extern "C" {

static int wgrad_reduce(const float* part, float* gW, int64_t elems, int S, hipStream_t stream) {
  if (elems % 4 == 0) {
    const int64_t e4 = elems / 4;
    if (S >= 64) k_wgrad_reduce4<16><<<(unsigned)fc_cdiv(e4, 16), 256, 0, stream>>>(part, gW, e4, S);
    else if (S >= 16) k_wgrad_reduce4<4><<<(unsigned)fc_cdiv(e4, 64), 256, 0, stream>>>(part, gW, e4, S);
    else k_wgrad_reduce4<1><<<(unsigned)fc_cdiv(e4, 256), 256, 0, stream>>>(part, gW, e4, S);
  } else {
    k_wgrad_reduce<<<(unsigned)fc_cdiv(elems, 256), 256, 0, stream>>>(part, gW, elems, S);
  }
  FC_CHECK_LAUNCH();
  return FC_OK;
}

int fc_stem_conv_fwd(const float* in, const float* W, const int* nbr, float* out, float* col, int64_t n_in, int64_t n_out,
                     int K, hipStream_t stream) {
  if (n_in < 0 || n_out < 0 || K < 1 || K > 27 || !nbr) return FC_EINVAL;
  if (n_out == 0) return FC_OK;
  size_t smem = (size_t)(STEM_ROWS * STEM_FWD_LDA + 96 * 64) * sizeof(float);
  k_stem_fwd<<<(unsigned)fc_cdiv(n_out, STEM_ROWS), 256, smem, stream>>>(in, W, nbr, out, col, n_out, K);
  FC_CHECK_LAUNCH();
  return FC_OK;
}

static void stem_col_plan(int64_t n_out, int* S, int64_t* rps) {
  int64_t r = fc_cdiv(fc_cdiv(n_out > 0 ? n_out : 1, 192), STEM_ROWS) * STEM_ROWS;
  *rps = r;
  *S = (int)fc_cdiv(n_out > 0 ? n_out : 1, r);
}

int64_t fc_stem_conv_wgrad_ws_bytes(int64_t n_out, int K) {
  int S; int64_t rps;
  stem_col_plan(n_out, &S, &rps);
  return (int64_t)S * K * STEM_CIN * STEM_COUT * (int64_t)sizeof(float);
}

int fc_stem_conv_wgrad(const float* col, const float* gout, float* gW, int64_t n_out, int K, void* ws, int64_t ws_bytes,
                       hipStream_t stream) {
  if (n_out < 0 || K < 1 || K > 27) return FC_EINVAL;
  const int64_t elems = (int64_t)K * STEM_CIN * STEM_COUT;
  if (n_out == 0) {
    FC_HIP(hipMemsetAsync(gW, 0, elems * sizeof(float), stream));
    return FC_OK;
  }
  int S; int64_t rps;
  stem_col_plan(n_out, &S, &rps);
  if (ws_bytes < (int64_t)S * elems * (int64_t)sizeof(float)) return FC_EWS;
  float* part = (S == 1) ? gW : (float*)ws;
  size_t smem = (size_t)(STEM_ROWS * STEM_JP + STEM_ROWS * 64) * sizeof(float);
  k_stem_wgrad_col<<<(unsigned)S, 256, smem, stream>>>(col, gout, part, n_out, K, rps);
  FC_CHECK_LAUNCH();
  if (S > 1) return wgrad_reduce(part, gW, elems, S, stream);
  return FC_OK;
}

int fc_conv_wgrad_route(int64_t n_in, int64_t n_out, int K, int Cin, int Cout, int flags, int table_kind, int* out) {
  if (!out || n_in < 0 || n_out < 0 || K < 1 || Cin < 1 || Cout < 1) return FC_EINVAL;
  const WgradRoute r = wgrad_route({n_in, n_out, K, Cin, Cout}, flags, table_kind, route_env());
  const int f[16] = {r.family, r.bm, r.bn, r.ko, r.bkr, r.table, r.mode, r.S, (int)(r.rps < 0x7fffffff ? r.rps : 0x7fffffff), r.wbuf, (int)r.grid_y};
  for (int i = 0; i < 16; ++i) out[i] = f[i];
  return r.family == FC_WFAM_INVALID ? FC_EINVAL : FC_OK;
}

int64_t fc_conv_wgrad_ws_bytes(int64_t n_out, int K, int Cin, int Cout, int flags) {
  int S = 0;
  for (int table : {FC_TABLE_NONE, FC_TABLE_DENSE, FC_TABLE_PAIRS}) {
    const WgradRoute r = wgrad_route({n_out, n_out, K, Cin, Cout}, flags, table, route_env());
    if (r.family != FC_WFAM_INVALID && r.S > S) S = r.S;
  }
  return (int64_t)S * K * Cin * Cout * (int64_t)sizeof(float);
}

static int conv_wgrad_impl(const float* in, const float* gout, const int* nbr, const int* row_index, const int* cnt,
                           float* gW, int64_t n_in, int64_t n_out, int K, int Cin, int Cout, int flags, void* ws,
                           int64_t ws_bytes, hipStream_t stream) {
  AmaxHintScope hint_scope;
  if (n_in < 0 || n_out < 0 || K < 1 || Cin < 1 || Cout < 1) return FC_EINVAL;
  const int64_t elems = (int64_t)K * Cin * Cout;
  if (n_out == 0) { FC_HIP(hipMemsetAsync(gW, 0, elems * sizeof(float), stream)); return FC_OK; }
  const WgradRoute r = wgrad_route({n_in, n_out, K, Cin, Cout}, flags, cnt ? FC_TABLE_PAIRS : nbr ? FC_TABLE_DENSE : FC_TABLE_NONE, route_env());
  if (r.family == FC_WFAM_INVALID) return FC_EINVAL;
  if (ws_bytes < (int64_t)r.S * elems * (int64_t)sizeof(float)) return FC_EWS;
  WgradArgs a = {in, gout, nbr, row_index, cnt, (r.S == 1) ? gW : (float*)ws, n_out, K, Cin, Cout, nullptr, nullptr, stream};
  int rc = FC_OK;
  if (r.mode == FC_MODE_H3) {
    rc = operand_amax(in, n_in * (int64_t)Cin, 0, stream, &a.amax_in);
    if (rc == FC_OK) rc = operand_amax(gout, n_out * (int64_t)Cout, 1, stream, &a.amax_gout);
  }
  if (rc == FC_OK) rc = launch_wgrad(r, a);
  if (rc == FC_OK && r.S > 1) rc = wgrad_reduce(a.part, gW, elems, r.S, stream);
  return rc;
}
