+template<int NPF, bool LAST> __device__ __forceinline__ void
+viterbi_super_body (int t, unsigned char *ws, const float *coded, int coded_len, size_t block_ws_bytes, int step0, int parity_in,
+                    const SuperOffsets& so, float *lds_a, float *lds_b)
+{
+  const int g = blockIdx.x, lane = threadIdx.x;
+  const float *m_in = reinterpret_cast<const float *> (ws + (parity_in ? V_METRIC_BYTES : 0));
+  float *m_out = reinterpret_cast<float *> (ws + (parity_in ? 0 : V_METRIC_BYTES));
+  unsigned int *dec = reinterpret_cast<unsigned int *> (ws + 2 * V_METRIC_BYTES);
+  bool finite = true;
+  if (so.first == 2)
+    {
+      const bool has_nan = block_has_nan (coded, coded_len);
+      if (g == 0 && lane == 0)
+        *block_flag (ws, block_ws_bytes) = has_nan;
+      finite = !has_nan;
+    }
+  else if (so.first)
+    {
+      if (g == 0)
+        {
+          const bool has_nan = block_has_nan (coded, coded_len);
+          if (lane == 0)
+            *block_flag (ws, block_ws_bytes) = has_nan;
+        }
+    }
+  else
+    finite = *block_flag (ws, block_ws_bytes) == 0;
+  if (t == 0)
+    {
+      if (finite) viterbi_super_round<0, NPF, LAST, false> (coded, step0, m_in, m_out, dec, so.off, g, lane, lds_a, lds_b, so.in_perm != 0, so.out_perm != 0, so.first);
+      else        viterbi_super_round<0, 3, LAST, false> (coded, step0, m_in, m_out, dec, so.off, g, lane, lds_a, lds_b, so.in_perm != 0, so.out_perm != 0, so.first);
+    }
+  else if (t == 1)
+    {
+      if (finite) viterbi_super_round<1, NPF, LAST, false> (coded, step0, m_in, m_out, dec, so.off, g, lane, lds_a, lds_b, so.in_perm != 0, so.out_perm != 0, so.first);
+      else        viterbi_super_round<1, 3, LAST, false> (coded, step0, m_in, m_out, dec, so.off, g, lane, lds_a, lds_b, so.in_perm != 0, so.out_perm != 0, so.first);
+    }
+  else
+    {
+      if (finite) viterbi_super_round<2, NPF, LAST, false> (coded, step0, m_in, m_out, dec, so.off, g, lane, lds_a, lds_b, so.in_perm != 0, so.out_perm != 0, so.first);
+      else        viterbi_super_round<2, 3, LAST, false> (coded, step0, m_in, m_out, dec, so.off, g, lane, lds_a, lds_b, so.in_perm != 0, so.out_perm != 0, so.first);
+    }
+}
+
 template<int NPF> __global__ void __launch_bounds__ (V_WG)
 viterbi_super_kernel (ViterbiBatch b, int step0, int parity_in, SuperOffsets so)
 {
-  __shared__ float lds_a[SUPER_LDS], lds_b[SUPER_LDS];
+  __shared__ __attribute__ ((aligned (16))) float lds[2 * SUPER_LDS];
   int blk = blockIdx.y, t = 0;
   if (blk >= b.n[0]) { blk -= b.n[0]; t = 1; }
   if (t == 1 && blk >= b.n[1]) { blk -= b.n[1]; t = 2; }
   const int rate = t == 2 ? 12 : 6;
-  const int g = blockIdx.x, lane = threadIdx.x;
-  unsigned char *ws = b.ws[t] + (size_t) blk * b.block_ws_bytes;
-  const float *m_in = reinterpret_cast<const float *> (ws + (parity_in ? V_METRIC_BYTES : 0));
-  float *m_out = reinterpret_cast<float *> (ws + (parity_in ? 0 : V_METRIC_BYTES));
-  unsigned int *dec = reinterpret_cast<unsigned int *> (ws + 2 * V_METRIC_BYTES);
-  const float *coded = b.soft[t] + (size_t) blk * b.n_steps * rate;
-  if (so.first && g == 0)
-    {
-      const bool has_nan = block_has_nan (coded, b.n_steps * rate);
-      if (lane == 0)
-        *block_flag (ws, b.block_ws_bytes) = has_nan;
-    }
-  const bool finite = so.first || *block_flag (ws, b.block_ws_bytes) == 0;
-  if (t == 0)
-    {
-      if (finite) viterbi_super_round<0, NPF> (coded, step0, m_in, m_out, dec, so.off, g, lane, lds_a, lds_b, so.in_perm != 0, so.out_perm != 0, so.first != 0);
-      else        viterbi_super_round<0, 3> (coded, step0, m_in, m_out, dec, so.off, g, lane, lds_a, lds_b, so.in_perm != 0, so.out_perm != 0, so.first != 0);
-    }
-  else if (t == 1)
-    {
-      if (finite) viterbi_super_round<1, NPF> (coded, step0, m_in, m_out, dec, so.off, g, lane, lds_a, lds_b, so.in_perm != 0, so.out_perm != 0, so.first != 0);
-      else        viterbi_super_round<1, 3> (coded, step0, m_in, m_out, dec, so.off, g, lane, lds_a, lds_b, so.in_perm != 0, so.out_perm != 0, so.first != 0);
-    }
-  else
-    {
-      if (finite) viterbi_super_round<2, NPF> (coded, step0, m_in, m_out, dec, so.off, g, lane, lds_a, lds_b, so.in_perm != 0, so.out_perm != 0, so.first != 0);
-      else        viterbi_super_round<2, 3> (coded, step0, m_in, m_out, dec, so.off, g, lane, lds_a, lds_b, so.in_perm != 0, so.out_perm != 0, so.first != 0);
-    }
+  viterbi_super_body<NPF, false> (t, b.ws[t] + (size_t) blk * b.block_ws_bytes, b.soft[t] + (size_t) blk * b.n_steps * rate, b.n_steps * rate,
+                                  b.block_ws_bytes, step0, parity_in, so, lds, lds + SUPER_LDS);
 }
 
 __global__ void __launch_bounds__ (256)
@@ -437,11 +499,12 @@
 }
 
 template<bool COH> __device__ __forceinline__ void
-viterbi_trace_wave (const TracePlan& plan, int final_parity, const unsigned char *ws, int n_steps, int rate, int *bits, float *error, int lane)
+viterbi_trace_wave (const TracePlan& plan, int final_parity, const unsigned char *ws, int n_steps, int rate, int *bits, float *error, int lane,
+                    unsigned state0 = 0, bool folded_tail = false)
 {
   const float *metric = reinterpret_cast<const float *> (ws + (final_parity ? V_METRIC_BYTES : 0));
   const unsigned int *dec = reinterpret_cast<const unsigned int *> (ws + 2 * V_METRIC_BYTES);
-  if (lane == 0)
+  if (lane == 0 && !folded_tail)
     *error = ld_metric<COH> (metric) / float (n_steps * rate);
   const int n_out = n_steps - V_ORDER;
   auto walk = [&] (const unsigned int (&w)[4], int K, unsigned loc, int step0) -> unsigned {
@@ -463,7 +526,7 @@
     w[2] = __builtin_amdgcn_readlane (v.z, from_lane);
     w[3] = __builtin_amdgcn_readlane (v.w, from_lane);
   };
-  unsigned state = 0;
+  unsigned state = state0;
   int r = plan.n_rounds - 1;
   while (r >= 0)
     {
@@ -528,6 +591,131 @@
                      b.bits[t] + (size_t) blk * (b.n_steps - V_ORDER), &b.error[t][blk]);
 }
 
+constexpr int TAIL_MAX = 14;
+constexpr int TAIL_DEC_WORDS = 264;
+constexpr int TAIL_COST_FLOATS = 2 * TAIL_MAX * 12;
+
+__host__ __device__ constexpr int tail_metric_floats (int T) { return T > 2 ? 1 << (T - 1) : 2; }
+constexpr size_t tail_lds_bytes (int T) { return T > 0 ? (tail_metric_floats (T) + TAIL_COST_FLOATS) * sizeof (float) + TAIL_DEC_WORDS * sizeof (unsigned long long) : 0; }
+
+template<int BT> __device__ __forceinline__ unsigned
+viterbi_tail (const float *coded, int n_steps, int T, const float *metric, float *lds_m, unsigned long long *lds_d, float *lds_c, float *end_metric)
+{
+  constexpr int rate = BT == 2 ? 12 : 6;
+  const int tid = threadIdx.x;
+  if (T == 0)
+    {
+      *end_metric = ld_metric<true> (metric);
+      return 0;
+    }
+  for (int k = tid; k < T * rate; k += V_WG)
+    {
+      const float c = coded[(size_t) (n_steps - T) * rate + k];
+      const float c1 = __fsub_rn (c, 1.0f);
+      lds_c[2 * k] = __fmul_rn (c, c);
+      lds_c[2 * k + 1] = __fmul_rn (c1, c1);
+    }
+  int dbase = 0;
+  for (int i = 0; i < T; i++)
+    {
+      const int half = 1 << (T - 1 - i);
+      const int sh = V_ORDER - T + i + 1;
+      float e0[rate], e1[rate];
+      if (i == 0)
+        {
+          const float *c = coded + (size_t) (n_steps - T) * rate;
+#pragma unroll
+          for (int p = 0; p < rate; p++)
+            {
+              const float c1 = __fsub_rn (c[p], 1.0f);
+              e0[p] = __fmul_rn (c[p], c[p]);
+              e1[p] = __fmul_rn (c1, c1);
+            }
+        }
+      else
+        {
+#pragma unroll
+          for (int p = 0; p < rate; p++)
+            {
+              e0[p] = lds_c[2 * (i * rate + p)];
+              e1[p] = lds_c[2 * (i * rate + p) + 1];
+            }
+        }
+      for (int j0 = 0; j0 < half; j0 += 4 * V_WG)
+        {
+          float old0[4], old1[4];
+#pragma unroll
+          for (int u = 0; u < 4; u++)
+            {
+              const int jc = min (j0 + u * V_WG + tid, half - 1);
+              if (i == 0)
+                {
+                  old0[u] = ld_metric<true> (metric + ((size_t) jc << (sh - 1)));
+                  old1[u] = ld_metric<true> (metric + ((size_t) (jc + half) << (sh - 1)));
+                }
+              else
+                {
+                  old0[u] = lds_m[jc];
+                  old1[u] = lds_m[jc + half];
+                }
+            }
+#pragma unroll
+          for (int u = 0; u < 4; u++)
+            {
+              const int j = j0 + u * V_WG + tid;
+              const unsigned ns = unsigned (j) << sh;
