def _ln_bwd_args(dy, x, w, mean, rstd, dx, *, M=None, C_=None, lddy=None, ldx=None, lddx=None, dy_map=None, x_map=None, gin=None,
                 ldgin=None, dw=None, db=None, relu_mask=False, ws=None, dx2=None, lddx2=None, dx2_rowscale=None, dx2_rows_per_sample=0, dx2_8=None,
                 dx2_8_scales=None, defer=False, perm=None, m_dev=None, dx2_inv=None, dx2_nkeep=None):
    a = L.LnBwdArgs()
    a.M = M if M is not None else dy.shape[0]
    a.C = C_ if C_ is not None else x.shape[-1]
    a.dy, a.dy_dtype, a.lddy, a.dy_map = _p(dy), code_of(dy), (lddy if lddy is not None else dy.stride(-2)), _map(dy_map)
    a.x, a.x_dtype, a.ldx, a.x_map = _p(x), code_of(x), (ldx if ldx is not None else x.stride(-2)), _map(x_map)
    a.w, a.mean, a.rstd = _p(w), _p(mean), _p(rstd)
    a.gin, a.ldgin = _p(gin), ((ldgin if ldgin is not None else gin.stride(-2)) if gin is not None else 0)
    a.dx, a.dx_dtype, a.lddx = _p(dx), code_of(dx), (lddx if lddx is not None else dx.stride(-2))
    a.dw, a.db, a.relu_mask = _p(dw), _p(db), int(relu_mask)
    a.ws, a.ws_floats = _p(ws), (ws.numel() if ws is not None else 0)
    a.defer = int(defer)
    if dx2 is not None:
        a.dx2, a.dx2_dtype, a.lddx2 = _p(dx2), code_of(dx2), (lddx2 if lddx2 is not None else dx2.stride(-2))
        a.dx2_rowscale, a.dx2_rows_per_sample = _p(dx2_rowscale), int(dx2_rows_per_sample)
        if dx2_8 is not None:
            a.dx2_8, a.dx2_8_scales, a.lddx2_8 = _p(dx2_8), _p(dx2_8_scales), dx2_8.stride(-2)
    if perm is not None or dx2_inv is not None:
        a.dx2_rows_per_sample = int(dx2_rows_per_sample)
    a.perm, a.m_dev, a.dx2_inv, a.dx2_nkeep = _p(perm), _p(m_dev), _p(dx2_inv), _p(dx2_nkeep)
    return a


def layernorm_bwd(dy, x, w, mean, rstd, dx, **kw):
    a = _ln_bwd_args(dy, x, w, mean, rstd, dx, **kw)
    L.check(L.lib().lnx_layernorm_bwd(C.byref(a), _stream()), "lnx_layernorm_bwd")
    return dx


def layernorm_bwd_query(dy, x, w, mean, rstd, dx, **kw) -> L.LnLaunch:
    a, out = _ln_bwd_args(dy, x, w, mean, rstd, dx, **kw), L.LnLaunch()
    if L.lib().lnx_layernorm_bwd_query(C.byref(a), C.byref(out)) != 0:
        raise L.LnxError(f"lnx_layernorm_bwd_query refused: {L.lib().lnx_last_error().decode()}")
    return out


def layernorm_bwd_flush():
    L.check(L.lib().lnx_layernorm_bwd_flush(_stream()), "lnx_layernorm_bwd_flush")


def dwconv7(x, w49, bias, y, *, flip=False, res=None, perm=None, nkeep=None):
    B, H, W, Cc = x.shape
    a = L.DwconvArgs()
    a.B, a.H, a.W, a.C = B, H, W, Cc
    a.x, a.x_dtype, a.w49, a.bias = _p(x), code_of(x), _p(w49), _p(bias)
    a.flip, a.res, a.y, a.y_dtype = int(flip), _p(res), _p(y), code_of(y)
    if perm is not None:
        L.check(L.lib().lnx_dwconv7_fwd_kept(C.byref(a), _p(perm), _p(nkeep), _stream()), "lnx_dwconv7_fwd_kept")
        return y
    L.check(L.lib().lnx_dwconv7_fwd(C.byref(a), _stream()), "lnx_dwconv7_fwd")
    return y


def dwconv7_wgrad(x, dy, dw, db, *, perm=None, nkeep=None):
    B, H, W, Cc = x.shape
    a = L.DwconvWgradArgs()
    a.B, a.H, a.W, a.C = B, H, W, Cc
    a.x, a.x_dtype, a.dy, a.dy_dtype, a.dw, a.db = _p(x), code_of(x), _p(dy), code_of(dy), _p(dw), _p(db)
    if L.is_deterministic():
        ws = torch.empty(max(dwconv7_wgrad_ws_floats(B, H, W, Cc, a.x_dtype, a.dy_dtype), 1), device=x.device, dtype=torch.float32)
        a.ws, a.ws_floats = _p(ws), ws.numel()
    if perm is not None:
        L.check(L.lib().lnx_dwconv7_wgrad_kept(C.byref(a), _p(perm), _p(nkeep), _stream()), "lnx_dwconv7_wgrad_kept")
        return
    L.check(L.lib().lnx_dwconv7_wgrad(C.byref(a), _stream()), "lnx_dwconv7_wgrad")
........
**EXERCISE PROMPT**
Please copy the lines above from the line with "rate; k += V_WG)" up to and including the line with "a.C = C_ if", exactly as written and with nothing else.

**ANSWER SECTION**
+  for (int k = tid; k < T * rate; k += V_WG)
+    {
+      const float c = coded[(size_t) (n_steps - T) * rate + k];
+      const float c1 = __fsub_rn (c, 1.0f);
+      lds_c[2 * k] = __fmul_rn (c, c);
+      lds_c[2 * k + 1] = __fmul_rn (c1, c1);
+    }
+  int dbase = 0;
+  for (int i = 0; i < T; i++)
+    {
+      const int half = 1 << (T - 1 - i);
+      const int sh = V_ORDER - T + i + 1;
+      float e0[rate], e1[rate];
+      if (i == 0)
+        {
+          const float *c = coded + (size_t) (n_steps - T) * rate;
+#pragma unroll
+          for (int p = 0; p < rate; p++)
+            {
+              const float c1 = __fsub_rn (c[p], 1.0f);
+              e0[p] = __fmul_rn (c[p], c[p]);
+              e1[p] = __fmul_rn (c1, c1);
+            }
+        }
+      else
+        {
+#pragma unroll
+          for (int p = 0; p < rate; p++)
+            {
+              e0[p] = lds_c[2 * (i * rate + p)];
+              e1[p] = lds_c[2 * (i * rate + p) + 1];
+            }
+        }
+      for (int j0 = 0; j0 < half; j0 += 4 * V_WG)
+        {
+          float old0[4], old1[4];
+#pragma unroll
+          for (int u = 0; u < 4; u++)
+            {
+              const int jc = min (j0 + u * V_WG + tid, half - 1);
+              if (i == 0)
+                {
+                  old0[u] = ld_metric<true> (metric + ((size_t) jc << (sh - 1)));
+                  old1[u] = ld_metric<true> (metric + ((size_t) (jc + half) << (sh - 1)));
+                }
+              else
+                {
+                  old0[u] = lds_m[jc];
+                  old1[u] = lds_m[jc + half];
+                }
+            }
+#pragma unroll
+          for (int u = 0; u < 4; u++)
+            {
+              const int j = j0 + u * V_WG + tid;
+              const unsigned ns = unsigned (j) << sh;
def _ln_bwd_args(dy, x, w, mean, rstd, dx, *, M=None, C_=None, lddy=None, ldx=None, lddx=None, dy_map=None, x_map=None, gin=None,
                 ldgin=None, dw=None, db=None, relu_mask=False, ws=None, dx2=None, lddx2=None, dx2_rowscale=None, dx2_rows_per_sample=0, dx2_8=None,
                 dx2_8_scales=None, defer=False, perm=None, m_dev=None, dx2_inv=None, dx2_nkeep=None):
    a = L.LnBwdArgs()
    a.M = M if M is not None else dy.shape[0]
    a.C = C_ if C_ is not None else x.shape[-1]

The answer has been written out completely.